Seladon seramik tabak suikast önler mi?
Suikast önleyen seramik tabak Seladon
Zaman zaman sevdiğim antika dükkanlarına uğrarım.
Maksat muhabbet, olur da sevdiğim seramik parçalar var ise onları da satın alırım.
Sizlere de tavsiye ederim yaşanmışlıkları görün fani olduğunuzun en önemli
kanıtı bu antika dükkanlarıdır. Çoğu antika eşya insandan çok yaşıyor. İnsandan daha çok kıymet ve değer görüyor. Bu dükkanlar çok ilginç hikâyelerle doludur. Gelin birisini ben anlatayım size.

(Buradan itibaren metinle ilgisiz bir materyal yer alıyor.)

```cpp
template <bool ONE_TAP>
__global__ void __launch_bounds__(256) conv_pointwise_kernel(const PwArgs d) {
  const IgemmArgs& a = d.a;
  const int ph = blockIdx.y;
  const PhaseGeom& P = a.G.ph[ph];
  const int Ncols = a.G.Ncols, Cg = a.G.Cg;
  __shared__ __attribute__((aligned(16))) float wl[ONE_TAP ? 4 : PW_MAXW];
  if (!ONE_TAP) {
    for (int i = threadIdx.x; i < Ncols * P.Kp; i += 256) wl[i] = a.w[P.w_off + i];
    __syncthreads();
  }
  const int lane = threadIdx.x & 63, lpp = d.lpp, ppw = 64 / lpp;
  const int sub = lane / lpp, ch = (lane - sub * lpp) * 4;
  const float neg = a.act == GODE_ACT_RELU ? 0.f : (a.act == GODE_ACT_LRELU ? 0.2f : 1.f);
  f32x4 sc = {1.f, 1.f, 1.f, 1.f}, sh = {0.f, 0.f, 0.f, 0.f};
  if (a.scale) { sc = *reinterpret_cast<const f32x4*>(a.scale + ch); sh = *reinterpret_cast<const f32x4*>(a.shift + ch); }
  const int ntap = ONE_TAP ? 1 : P.Td * P.Th * P.Tw;
  f32x4 w1[4];
  if (ONE_TAP) {
#pragma unroll
    for (int n = 0; n < 4; ++n)
      w1[n] = n < Ncols ? *reinterpret_cast<const f32x4*>(a.w + P.w_off + (int64_t)n * P.Kp + ch) : f32x4{0.f, 0.f, 0.f, 0.f};
  }
  const int64_t wave_id = (int64_t)blockIdx.x * 4 + (threadIdx.x >> 6), nwaves = (int64_t)gridDim.x * 4;
  for (int64_t m0 = wave_id * ppw; m0 < P.M; m0 += nwaves * ppw) {
    const int m = (int)m0 + sub;
    const bool live = m < P.M;
    const uint32_t mm = live ? (uint32_t)m : 0u;
    const uint32_t t1 = fdiv(mm, d.dMw[ph]), qw = mm - t1 * P.Mw;
    const uint32_t t2 = fdiv(t1, d.dMh[ph]), qh = t1 - t2 * P.Mh;
    const uint32_t img = fdiv(t2, d.dMd[ph]), qd = t2 - img * P.Md;
    const int bd = (int)qd * a.G.Sd + P.Od, bh = (int)qh * a.G.Sh + P.Oh, bw = (int)qw * a.G.Sw + P.Ow;
    const int base = (int)img * a.gsN;
    float acc[4] = {0.f, 0.f, 0.f, 0.f};
    int jd = 0, jh = 0, jw = 0;
    for (int t = 0; t < ntap; ++t) {
      const int id = bd + a.G.J * jd, ih = bh + a.G.J * jh, iw = bw + a.G.J * jw;
      const bool ok = live && (unsigned)id < (unsigned)a.G.Gd && (unsigned)ih < (unsigned)a.G.Gh && (unsigned)iw < (unsigned)a.G.Gw;
      if (ok) {
        f32x4 v = *reinterpret_cast<const f32x4*>(a.src + base + id * a.gsD + ih * a.gsH + iw * a.gsW + ch);
#pragma unroll
        for (int e = 0; e < 4; ++e) { const float u = v[e] * sc[e] + sh[e]; v[e] = fmaxf(u, u * neg); }
        const float* wk = wl + t * Cg + ch;
#pragma unroll
        for (int n = 0; n < 4; ++n)
          if (ONE_TAP || n < Ncols) {
            const f32x4 w = ONE_TAP ? w1[n] : *reinterpret_cast<const f32x4*>(wk + n * P.Kp);
            acc[n] += v[0] * w[0] + v[1] * w[1] + v[2] * w[2] + v[3] * w[3];
          }
      }
      if (++jw == P.Tw) { jw = 0; if (++jh == P.Th) { jh = 0; ++jd; } }
    }
    for (int o = lpp >> 1; o > 0; o >>= 1) {
#pragma unroll
      for (int n = 0; n < 4; ++n) acc[n] += __shfl_xor(acc[n], o);
    }
    if (live && ch == 0) {
// ... 625 lines not shown
```

### gan-ode_amd/engine.py

```python
from __future__ import annotations

import ctypes as C
from dataclasses import dataclass
from typing import List, Optional, Sequence

import numpy as np
import torch

from . import _lib as L


def make_geom(N, Ci, Co, xi, yo, k, s, p) -> L.ConvGeom:
    return L.ConvGeom(N, Ci, Co, xi[0], xi[1], xi[2], yo[0], yo[1], yo[2], k[0], k[1], k[2], s[0], s[1], s[2],
                      p[0], p[1], p[2])


def conv_out(i, k, s, p):
    return (i + 2 * p - k) // s + 1


def dptr(t: Optional[torch.Tensor]):
    return None if t is None else t.data_ptr()


# ... 31 lines not shown
    beta: Optional[torch.Tensor] = None
    running_mean: Optional[torch.Tensor] = None
    running_var: Optional[torch.Tensor] = None
    num_batches_tracked: Optional[torch.Tensor] = None


def _contig_strides(dims):
    n, d, h, w, c = dims
    return (d * h * w * c, h * w * c, w * c, c, 1)
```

Geçen bir antika dükkanında otururken gördüğüm seladon
kapların hikayesini sizinle paylaşayım istedim. Özellikle doğu kültüründe seladonların
zehiri belli ettiği inancı çok yaygındır. Bence bu dedikoyu çıkaranlar bizzat
Çinlilerin kendisidir. Bir blog yazarının saçma sapan iddiası deyip geçebilirsiniz, sorun değil! İhracatı artırmanın türlü çeşitli yolları var.

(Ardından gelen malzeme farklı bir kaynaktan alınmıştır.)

@@ -311,9 +315,84 @@
     return y * w - mul_hi_u32(y, wp) * p;
 }
 
+constexpr double kRoundMagic = 6755399441055744.0;
+constexpr double kTwo52 = 4503599627370496.0;
+HE_HD double as_f64(u64 v) {
+#if defined(__CUDA_ARCH__)
+    return __longlong_as_double((long long)v);
+#else
+    double d;
+    std::memcpy(&d, &v, sizeof d);
+    return d;
+#endif
+}
+HE_HD u64 f64_bits(double d) {
+#if defined(__CUDA_ARCH__)
+    return (u64)__double_as_longlong(d);
+#else
+    u64 v;
+    std::memcpy(&v, &d, sizeof v);
+    return v;
+#endif
+}
+HE_HD double f64_add(double a, double b) {
+#if defined(__CUDA_ARCH__)
+    return __dadd_rn(a, b);
+#else
+    return a + b;
+#endif
+}
+HE_HD double f64_mul(double a, double b) {
+#if defined(__CUDA_ARCH__)
+    return __dmul_rn(a, b);
+#else
+    return a * b;
+#endif
+}
+HE_HD double f64_fma(double a, double b, double c) {
+#if defined(__CUDA_ARCH__)
+    return __fma_rn(a, b, c);
+#else
+    return std::fma(a, b, c);
+#endif
+}
+HE_HD double f64_round_mul(double a, double b) { return f64_add(f64_fma(a, b, kRoundMagic), -kRoundMagic); }
+HE_HD double mulmod_f64(double y, double w, double wp, double p) {
+    const double h = f64_mul(y, w);
+    const double l = f64_fma(y, w, -h);
+    return f64_add(f64_fma(-f64_round_mul(y, wp), p, h), l);
+}
+HE_HD double reduce_f64(double x, double pinv, double p) { return f64_fma(-f64_round_mul(x, pinv), p, x); }
+HE_HD double u64_to_f64(u64 x) { return f64_add(as_f64(x | 0x4330000000000000ull), -kTwo52); }
+HE_HD u64 f64_to_canonical(double r, u64 p) {
+    const u64 v = (f64_bits(f64_add(r, kRoundMagic)) & ((1ull << 52) - 1)) - (1ull << 51);
+    return (long long)v < 0 ? v + p : v;
+}
+HE_HD constexpr bool f64_fwd_reduce_at(int s) {
+    int b = 8;
+    bool red = false;
+    for (int i = 0; i <= s; ++i) {
+        red = b > 16;
+        if (red) b = 5;
+        b += 5;
+    }
+    return red;
+}
+template <int CLS>
+HE_HD void to_f64_16(u64 (&x)[16]) {
+    if (CLS == kF64) {
+#pragma unroll
+        for (int r = 0; r < 16; ++r) x[r] = f64_bits(u64_to_f64(x[r]));
+    }
+}
+
 template <int CLS>
 HE_HD void ct_butterfly(u64 &x, u64 &y, const ulonglong2 w, const RowMod &m) {
-    if (CLS == kSmall) {
+    if (CLS == kF64) {
+        const double v = mulmod_f64(as_f64(y), as_f64(w.x), as_f64(w.y), as_f64(m.kp)), xd = as_f64(x);
+        x = f64_bits(f64_add(xd, v));
+        y = f64_bits(f64_add(xd, -v));
+    } else if (CLS == kSmall) {
         const u32 p = (u32)(0 - m.np), p2 = 2 * p;
         const u32 xr = csub32((u32)x, p2);
         const u32 v = shoup32((u32)y, (u32)w.x, (u32)(w.y >> 32), p);
@@ -344,6 +423,11 @@
     const ulonglong2 *tw_t = LB == 0 ? m.tw_t() + tau : nullptr;
 #pragma unroll
     for (int j = 0; j < C; ++j) {
+        if (CLS == kF64 && f64_fwd_reduce_at(S0 + j)) {
+            const double p = as_f64(m.kp), pinv = as_f64(m.np);
+#pragma unroll
+            for (int r = 0; r < 16; ++r) x[r] = f64_bits(reduce_f64(as_f64(x[r]), pinv, p));
+        }
         const int h = 1 << (C - 1 - j);
 #pragma unroll
         for (int grp = 0; grp < (1 << j); ++grp) {
@@ -361,7 +445,12 @@
 
 template <int CLS>
 HE_HD void fwd_finish(u64 (&x)[16], const RowMod &m) {
-    if (CLS == kSmall) {
+    if (CLS == kF64) {
+        const double p = as_f64(m.kp), pinv = as_f64(m.np);
+        const u64 pi = m.slot->p;
+#pragma unroll
+        for (int r = 0; r < 16; ++r) x[r] = f64_to_canonical(reduce_f64(as_f64(x[r]), pinv, p), pi);
+    } else if (CLS == kSmall) {
         const u32 p = (u32)(0 - m.np);
 #pragma unroll
         for (int r = 0; r < 16; ++r) x[r] = csub32(csub32((u32)x[r], 2 * p), p);
@@ -372,7 +461,11 @@
 
 template <int CLS>
 HE_HD void gs_butterfly(u64 &x, u64 &y, const ulonglong2 w, const RowMod &m, u64 kp) {
-    if (CLS == kSmall) {
+    if (CLS == kF64) {
+        const double p = as_f64(m.kp), xd = as_f64(x), yd = as_f64(y);
+        y = f64_bits(mulmod_f64(f64_add(xd, -yd), as_f64(w.x), as_f64(w.y), p));
+        x = f64_bits(reduce_f64(f64_add(xd, yd), as_f64(m.np), p));
+    } else if (CLS == kSmall) {
         const u32 p = (u32)(0 - m.np), p2 = 2 * p;
         const u32 s = csub32((u32)x + (u32)y, p2);
         y = shoup32((u32)x - (u32)y + p2, (u32)w.x, (u32)(w.y >> 32), p);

Neden blogger bolat efendi, diye soracak olursanız?
“O zaman influencer var da Çinliler mi kullanmadı, bloggerlar var da davet mi vermediler; Dijital ajans var da konkura mı çağırmadılar babacım! Dedikodu, hikaye, menkıbe anlattılar ki Çin seramikleri, Çin tabakları tüm dünyaya ihraç edilsin!” Gerçekten de öyle olmuştur, katar katar seladon kap kacak dünyaya ihraç
edilmiştir. Zengin insanlar özellikle bu kapları tercih ederek kullanmaya
başlamışlardır.
Osmanlı İmparatorluğu'nun derli toplu ilk coğrafya kitabı sayabileceğimiz Kâtip Çelebi’nin Cihannüma adlı eserinde de seladonlardan bahsedilmektedir. Kâtip Çelebi Seladon kapların üç özelliğinin zehiri belli ettiğini yazmıştır. İddialar odur ki Osmanlı Devleti’nden padişahlara yemekle yapılacak olası bir suikastı önlemek için seladon kaplar kullanıyorlarmış. Anlatıldığına göre seladon kapların sırrında demir oksit bulunuyor. Bu kaba zehirli bir yiyecek konulduğunda tabağın rengi değişiveriyormuş.
Bugün Topkapı Sarayı Müzesi, Saray Mutfakları Bölümü,
dünyanın en büyük ikinci Çin porseleni koleksiyonuna sahiptir. Seladonlar kaplar, ihraç edildikleri
ülkelerin müze ve özel koleksiyonlarında yer alıyor. Topkapı Sarayı Müzesi, sanırım Sarıyer’deki Sadberk
Hanım Müzesi koleksiyonlarında da seladon
kaplar bulunuyor. 14 ile 15.yüzyılda, Yuan ve Ming Hanedanlıkları döneminde
üretilen bu kaplar Çin’in güneydoğu eyaleti Zhejiang’da bulunan Long quan’daki
fırınlarda üretilmiştir. Topkapı Sarayı reramik koleksiyonu, dünyada ihraç malı seladonlardan
oluşan en büyük koleksiyondur.
Seladonların büyük bir kısmı da bugün Vietnam olarak bilinen ülkeden gelirdi. Hemen yan tarafta bir blog yazımın yer aldığı Skylife dergisine kapak olmuş o ülke o zamanlar Çin toprağıydı.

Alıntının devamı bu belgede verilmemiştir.